Lecture 6 (IV with heterogeneous treatment effects) Flashcards
With $Z_i$ the instrument status for individual $i$, in the potential outcome framework, we can think of the treatment $D_i$ for individual $i$ like the following:
D_i = D_i(0)+(D_i(1)-D_i(0))Z_i
That is, if $Z_i = 1$ we get $D_i = D_i(1)$ and if $Z_i = 0$ we get $D_i = D_i(0)$. This is equivalent to:
What kind of individuals do we regard in the experimental setting?
Express them in terms of D and Z
Different kinds of individuals:
In our analysis, we regard four types of individuals
Compliers:
takes the treatment only when they should
(D_i = 1 | Z_i=1) and (D_i = 0 | Z_i=0)
Defiers:
does the opposite of what they are told
(D_i = 1 | Z_i=0) and (D_i = 1 | Z_i=0)
Always-takers:
always take the treatment
(D_i = 1 | Z_i=1) and (D_i = 1 | Z_i=0)
Never-takers:
never take the treatment
(D_i = 0 | Z_i=1) and (D_i = 0 | Z_i=0)
How do the instrument effect the always-takers and never-takers?
The instrument has no predictive power for always-takers and never-takers since it does not affect their treatment status!
How do we deal with defiers?
We generally don’t think that we have a problem with defiers, and they are ruled out by the monotonicity assumption. However, in some settings, they can be a problem.
What type of effect do we estimate with IV when there is homogeneous treatment effects?
LATE = the average treatment effect among compliers.
With heterogeneity, we mainly answer questions in regard to internal validity, but if compliers are similar to the overall population, there is a strong claim for external validity. It is possible to recover the characteristics of the complier population.
Explain the 4. IV assumptions using potential outcomes in the heterogeneous case.
See notion.
Derive the LATE using potential outcome framework
See notion!
Can we check if we really have heterogeneous treatment effects?

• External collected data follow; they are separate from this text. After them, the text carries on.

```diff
+      softmax_step<kBf16>(s, tile_valid(j), q2, scale_log2, m, l, alpha, pa);
       if (j > 0) {
 #pragma unroll
         for (int i = 0; i < DP / 2; ++i) o[i] *= alpha[(i >> 1) & 1];
       }
       wgmma_fence();
-#pragma unroll
-      for (int kk = 0; kk < BKV / 16; ++kk) {
-        Wgmma<DP, kBf16>::rs(o, pa[kk], make_smem_desc_sw128(v_addr + kk * 2048, kChunkBytes, 1024),
-                             (j | kk) != 0 ? 1u : 0u);
-      }
+      issue_pv(pa, kv_addr(j) + NCH * kChunkBytes, j == 0);
       wgmma_commit();
       wgmma_wait<0>();
       reg_fence(o);
-      if (lane == 0) mbar_arrive(&kv_empty[stage]);
-    }
-#pragma unroll
-    for (int r = 0; r < 2; ++r) {
-      l[r] += __shfl_xor_sync(0xffffffffu, l[r], 1);
-      l[r] += __shfl_xor_sync(0xffffffffu, l[r], 2);
-      const float inv_l = 1.0f / l[r];
-      const int qrow = q_tile * Cfg::QROWS + rbase + 8 * r;
-      if (qrow < a.lq) {
-        typename C::T* orow =
-            static_cast<typename C::T*>(a.out) + (static_cast<long long>(n) * a.lq + qrow) * a.ld_out + h * a.d;
-#pragma unroll
-        for (int jn = 0; jn < DP / 8; ++jn)
-          if (8 * jn + q2 < a.d)
-            *reinterpret_cast<uint32_t*>(orow + 8 * jn + q2) = C::pack(o[4 * jn + 2 * r] * inv_l, o[4 * jn + 2 * r + 1] * inv_l);
-      }
+      release(j);
+    }
+  }
+#pragma unroll
+  for (int r = 0; r < 2; ++r) {
+    l[r] += __shfl_xor_sync(0xffffffffu, l[r], 1);
+    l[r] += __shfl_xor_sync(0xffffffffu, l[r], 2);
+    const float inv_l = 1.0f / l[r];
+    const int qrow = q_tile * Cfg::QROWS + rbase + 8 * r;
+    if (qrow < a.lq) {
+      typename C::T* orow =
+          static_cast<typename C::T*>(a.out) + (static_cast<long long>(n) * a.lq + qrow) * a.ld_out + h * a.d;
+#pragma unroll
+      for (int jn = 0; jn < DP / 8; ++jn)
+        if (8 * jn + q2 < a.d)
+          *reinterpret_cast<uint32_t*>(orow + 8 * jn + q2) = C::pack(o[4 * jn + 2 * r] * inv_l, o[4 * jn + 2 * r + 1] * inv_l);
     }
   }
 }
diff --git a/mimo_b200/csrc/ptx.cuh b/mimo_b200/csrc/ptx.cuh
--- a/mimo_b200/csrc/ptx.cuh
+++ b/mimo_b200/csrc/ptx.cuh
@@ -126,6 +126,13 @@
 __device__ __forceinline__ void reg_fence(float (&d)[N]) {
 #pragma unroll
   for (int i = 0; i < N; ++i) asm volatile("" : "+f"(d[i])::"memory");
+}
+
+__device__ __forceinline__ void bar_sync(int id, int count) {
+  asm volatile("bar.sync %0, %1;" ::"r"(id), "r"(count) : "memory");
+}
+__device__ __forceinline__ void bar_arrive(int id, int count) {
+  asm volatile("bar.arrive %0, %1;" ::"r"(id), "r"(count) : "memory");
 }
 
 __device__ __forceinline__ uint64_t make_smem_desc_sw128(uint32_t smem_addr, uint32_t lbo_bytes,
@@ -138,6 +145,11 @@
   return d;
 }
 
+__device__ __forceinline__ float ex2_ftz(float x) {
+  float y;
+  asm("ex2.approx.ftz.f32 %0, %1;" : "=f"(y) : "f"(x));
+  return y;
+}
 __device__ __forceinline__ float silu_f(float x) { return __fdividef(x, 1.0f + __expf(-x)); }
 __device__ __forceinline__ float gelu_erf_f(float x) {
   return 0.5f * x * (1.0f + erff(x * 0.70710678118654752440f));
```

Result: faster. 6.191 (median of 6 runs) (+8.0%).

The set of compilers is going to be a function of the instrument. If we use a different instrument, the set of compilers may be different. Our estimated LATE is thus only valid for our specific instrument.

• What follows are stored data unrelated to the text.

# VITA-Group/SinNeRF

Hardware: AMD Instinct MI355X
Metric: rendered rays/sec (64+64 samples), lego 400x400 (higher is better)
Workload: dtype f32; 1 GPU; nerf_synthetic/lego-shaped 400x400 frame (160000 rays/GPU), N_samples=64, N_importance=64, eval render (perturb=0, noise_std=0, white_back), random-init teacher weights; points_per_ray=192, parallelism=rays sharded x1, no collective

## Files before the change

include/sinnerf_hip.h:

```cpp
#ifndef SINNERF_HIP_H
#define SINNERF_HIP_H
#include <stdint.h>
#ifdef __cplusplus
extern "C" {
#endif

#define SN_ABI_VERSION 5

#define SN_DTYPE_F32 0
#define SN_DTYPE_BF16 1
#define SN_DTYPE_BF16_STATE 2
#define SN_DTYPE_BF16X3 3
#define SN_DTYPE_F16 4
#define SN_DTYPE_CLASSIC_HEADS 0x100
#define SN_DTYPE_COMPILER_SCHEDULED 0x200
#define SN_DTYPE_EMB_BF16 0x400

#define SN_E_BADARG (-1)
#define SN_E_TOOLARGE (-2)
#define SN_E_MISSING_RNG (-3)
#define SN_E_UNSUPPORTED (-4)
#define SN_E_BADSHAPE (-5)

#define SN_FLAG_BF16_COMPILER_SCHEDULED 2
#define SN_FLAG_F32_LDS_RING 4

int sn_abi_version(void);
const char* sn_error_string(int code);

int sn_layout_xyz_slot_col(int lane_half, int slot);
int sn_layout_dir_slot_col(int lane_half, int slot);
int sn_layout_slab_k(int slab);
int sn_layout_n_slabs(void);

#define SN_N_RAW_TENSORS 24
long sn_packed_weights_bytes(int dtype);
long sn_pack_table_entries(void);
long sn_pack_table_entries_dtype(int dtype);
int sn_build_pack_table(int dtype, int32_t* table_host);
int sn_pack_weights(const float* const* raw_host_array_of_device_ptrs, const int32_t* table, long n_entries,
                    void* blob, int dtype, void* stream);
long sn_packed_weights_bytes_bwd(void);
long sn_pack_table_entries_bwd(void);
int sn_build_pack_table_bwd(int32_t* table_host);
long sn_packed_weights_bytes_bwd_bf16(void);
long sn_pack_table_entries_bwd_bf16(void);
int sn_build_pack_table_bwd_bf16(int32_t* table_host);
long sn_packed_weights_bytes_bwd_bf16x3(void);
long sn_pack_table_entries_bwd_bf16x3(void);
int sn_build_pack_table_bwd_bf16x3(int32_t* table_host);

int sn_sample_coarse(const float* rays, long n_rays, int n_samples, int use_disp, float perturb,
                     const float* perturb_rand, float* z_vals, void* stream);

int sn_mlp_forward(const void* blob, int dtype, const float* rays, const float* z_vals, long n_rays, int n_samples,
                   int sigma_only, int flags, float* out, void* stream);

int sn_mlp_forward_train(const void* blob, int dtype, const float* rays, const float* z_vals, long n_rays, int n_samples,
                         float* out, float* acts, float* emb, long slot_rows, void* stream);

int sn_mlp_forward_train_embedded(const void* blob, int dtype, const float* x, long n_rows, int ld, float* out,
                                  float* acts, long slot_rows, void* stream);

int sn_mlp_backward_chain(const void* blob_bwd, int dtype, const float* acts, const float* out_raw, const float* g_raw,
                          long n_points, long slot_rows, float* g_acts, float* g_out, void* stream);

int sn_dw_gemm(const void* tasks, int n_tasks, void* stream);
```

Since we only identify local average treatment effects. With more than one instrument, you can use this insight to test whether treatment effects are homogeneous. Since the population of compliers is different across instruments, we can see if the estimated parameter is the same across different populations. If it changes, then we have heterogeneous treatment effects.
Who are the compilers?
To generalize our results to other populations we need to know this. We can not recover who they are, but the first stage regression coefficient gives us the total share of compliers in the population.

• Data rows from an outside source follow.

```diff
@@ -722,17 +725,35 @@
     }
     asm volatile("" : "+s"(tk_), "+s"(tv_), "+s"(dst_k), "+s"(dst_v), "+s"(im32));
     auto masked = [&]() __attribute__((always_inline)) { int c = im32; asm volatile("" : "+s"(c)); return c != 0; };
+    const int rk = SLOT == 3 ? srt * TILE_BYTES : 0, rv = SLOT == 3 ? ((srt + 2) % 3) * TILE_BYTES : 0, rc = SLOT == 3 ? ((srt + 1) % 3) * TILE_BYTES : 0;
     if constexpr (PM != 2) { if (__builtin_expect(masked(), 0)) set_mask(2 * u); }
-    fast_step(ICw<0>{}, parc, sA, sB, pfA, pfB, srd_k, koff_l, tk_, dst_k, kring, DROP ? step_key(2 * us - 1) >> 2 : 0, M0{});
+    fast_step(ICw<0>{}, slotc, sA, sB, pfA, pfB, srd_k, koff_l, tk_, dst_k, kring, DROP ? step_key(2 * us - 1) >> 2 : 0, M0{}, rk, rv, rc);
     if constexpr (PM != 2) { if (__builtin_expect(masked(), 0)) set_mask(2 * u + 1); }
-    fast_step(ICw<1>{}, parc, sB, sA, pfB, pfA, srd_v, voff_l, tv_, dst_v, kring, DROP ? step_key(2 * us) >> 2 : 0, M1{});
+    fast_step(ICw<1>{}, slotc, sB, sA, pfB, pfA, srd_v, voff_l, tv_, dst_v, kring, DROP ? step_key(2 * us) >> 2 : 0, M1{}, rk, rv, rc);
     if constexpr (PM != 2) { if (__builtin_expect(masked(), 0)) clear_mask(2 * u + 2); }
     iter_end();
   };
   auto idle_iter = [&](int u) __attribute__((always_inline)) {
     q_trickle();
-    dma_tile(ICw<0>{}, (u & 1) ^ 1, tile_of(u + 1)); dma_tile(ICw<1>{}, u & 1, tile_of(u));
+    const int us = __builtin_amdgcn_readfirstlane(u);
+    dma_tile(ICw<0>{}, (us + 2) % 3, tile_of(us + 2)); dma_tile(ICw<1>{}, (us + 1) % 3, tile_of(us + 1));
     iter_end();
+  };
+  auto kring_fill = [&](int u) __attribute__((always_inline)) {
+    const int rk = (__builtin_amdgcn_readfirstlane(u) % 3) * TILE_BYTES;
+#pragma unroll
+    for (int f = 0; f < FA_W64_AH; ++f) kring[f] = *(const u32x4 FA_LDS*)(unsigned long)(unsigned)(ka[f] + rk);
+  };
+  auto steady = [&](int& u, int u_end) __attribute__((always_inline)) {
+    int ph = __builtin_amdgcn_readfirstlane(u) % 3;
+#pragma unroll 1
+    for (;;) {
+      if (ph == 0) { if (u >= u_end) break; step_pair(ICw<0>{}, u, ICw<0>{}); ++u; }
+      if (ph <= 1) { if (u >= u_end) break; step_pair(ICw<1>{}, u, ICw<0>{}); ++u; }
+      if (u >= u_end) break;
+      step_pair(ICw<2>{}, u, ICw<0>{}); ++u;
+      ph = 0;
+    }
   };
   if (n_tiles > 0) {
     const bool active = u_first <= u_last;
@@ -743,29 +764,19 @@
     if (active) {
       pg_enter(u);
       if constexpr (ALIBI) { if (u > 0) clear_mask(2 * u); }
+      kring_fill(u);
       if constexpr (FEAT == 0) {
-        step_pair(ICw<0>{}, u, ICw<1>{}); ++u;
-#pragma unroll 1
-        for (;;) {
-          if (u >= u_last) break;
-          step_pair(ICw<1>{}, u, ICw<0>{}); ++u;
-          if (u >= u_last) break;
-          step_pair(ICw<0>{}, u, ICw<0>{}); ++u;
-        }
-        if (u & 1) step_pair(ICw<1>{}, u, ICw<2>{}); else step_pair(ICw<0>{}, u, ICw<2>{});
-        ++u;
+        step_pair(ICw<3>{}, u, ICw<1>{}); ++u;
+        steady(u, u_last);
+        step_pair(ICw<3>{}, u, ICw<2>{}); ++u;
       } else {
-#pragma unroll 1
-        for (;;) {
-          step_pair(ICw<0>{}, u, ICw<0>{}); ++u;
-          if (u > u_last) break;
-          step_pair(ICw<1>{}, u, ICw<0>{}); ++u;
-          if (u > u_last) break;
-        }
+        steady(u, u_last + 1);
       }
     }
 #pragma unroll 1
     for (; u <= n_tiles; ++u) idle_iter(u);
+    lds_dma_wait_all();
+    __syncthreads();
   }
 
   if (wave_valid) {
@@ -827,7 +838,7 @@
 template <typename E, int D, int FEAT = 0, bool PAGED = false>
 static int launch_fwd_w64_t(const FwdK& p, hipStream_t stream) {
   constexpr int STAGE = 256 * (D * 2 + 16);
-  constexpr int smem = ((4 * 64 * D * 2 > STAGE ? 4 * 64 * D * 2 : STAGE + 1023) / 1024 * 1024) + 256 * D * 2;
+  constexpr int smem = ((6 * 64 * D * 2 > STAGE ? 6 * 64 * D * 2 : STAGE + 1023) / 1024 * 1024) + 256 * D * 2;
   auto kern = fa_fwd_w64_kernel<E, D, FEAT, PAGED>;
   static std::atomic<unsigned long long> attr_mask{0};
   if (ensure_dyn_lds(attr_mask, (const void*)kern, smem, true) != 0) return -1;
```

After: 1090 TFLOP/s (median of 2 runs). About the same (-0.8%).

We can also study how covariates are distributed for compliers so we can recover their characteristics to see if they are like the broader population.
What is the LATE when we have multiple instruments?
The 2SLS is a weighted average of the underlying Wald estimates.
\beta_{2SLS} =\psi\beta_1+(1-\psi)\beta_2
The 2SLS produces a weighted average of $LATE(Z_1)$ and $LATE(Z_2)$.
What is the LATE when we have a single multivariat instrument?
We then get a weighted average LATE for every $j$ complier group. That is, a LATE for every value of $j.$
The weights are not, however, straightforward to interpret. We will also have
- overfitting and
- bias in small samples.
What is the LATE when we use covariates in our analysis?
In general, researchers do use covariates in a regression framework. We should then include the covariates in the first stage and the second stage.
Then, if we don’t saturate the model, including covariates will not in general identify a LATE! Saturation is hard to do it seems. It is thus better to use propensity score matching.
In the best case, using covariates 2SLS creates some kind of weighted average LATE of all the underlying covariate-specific LATE’s. This will rarely happen in a regression specification.
Write out the the IV Late estimator (the result from our derivation)
E[(Y_i(1)-Y_i(0)|D_i(1)-D_i(0)=1]
or equivivalently
E[(Y_i(1)-Y_i(0)|D_i(1)>D_i(0)] as Pischke writes.
Remember D_i(1)>D_i(0) are the compliers.
What happens if monotonicity is violated?
When the monotonicity assumption is violated, the LATE estimator is no longer identified. In this case, the compliers are no longer a well-defined group, and the instrumental variable cannot identify the treatment’s causal effect.
What do we estimate when then the control group do not have acces to the to the treatment?
If those in the control group cannot get the treatment, IV estimates the average treatment effect for the treated (ATT ).
Intuitively, the treated group can only consist of compliers, since “always-takers” are no longer present in $D_i = 1$ group Correcting the reduced-form (or intention-to-treat) effect for non-compliance (using the 1st stage) gives the ATT.This is sometimes called the Bloom estimator:
E[(Y_i(1)-Y_i(0))|D_i=1]
This is the wald estimator but with out the right term in the nämnare.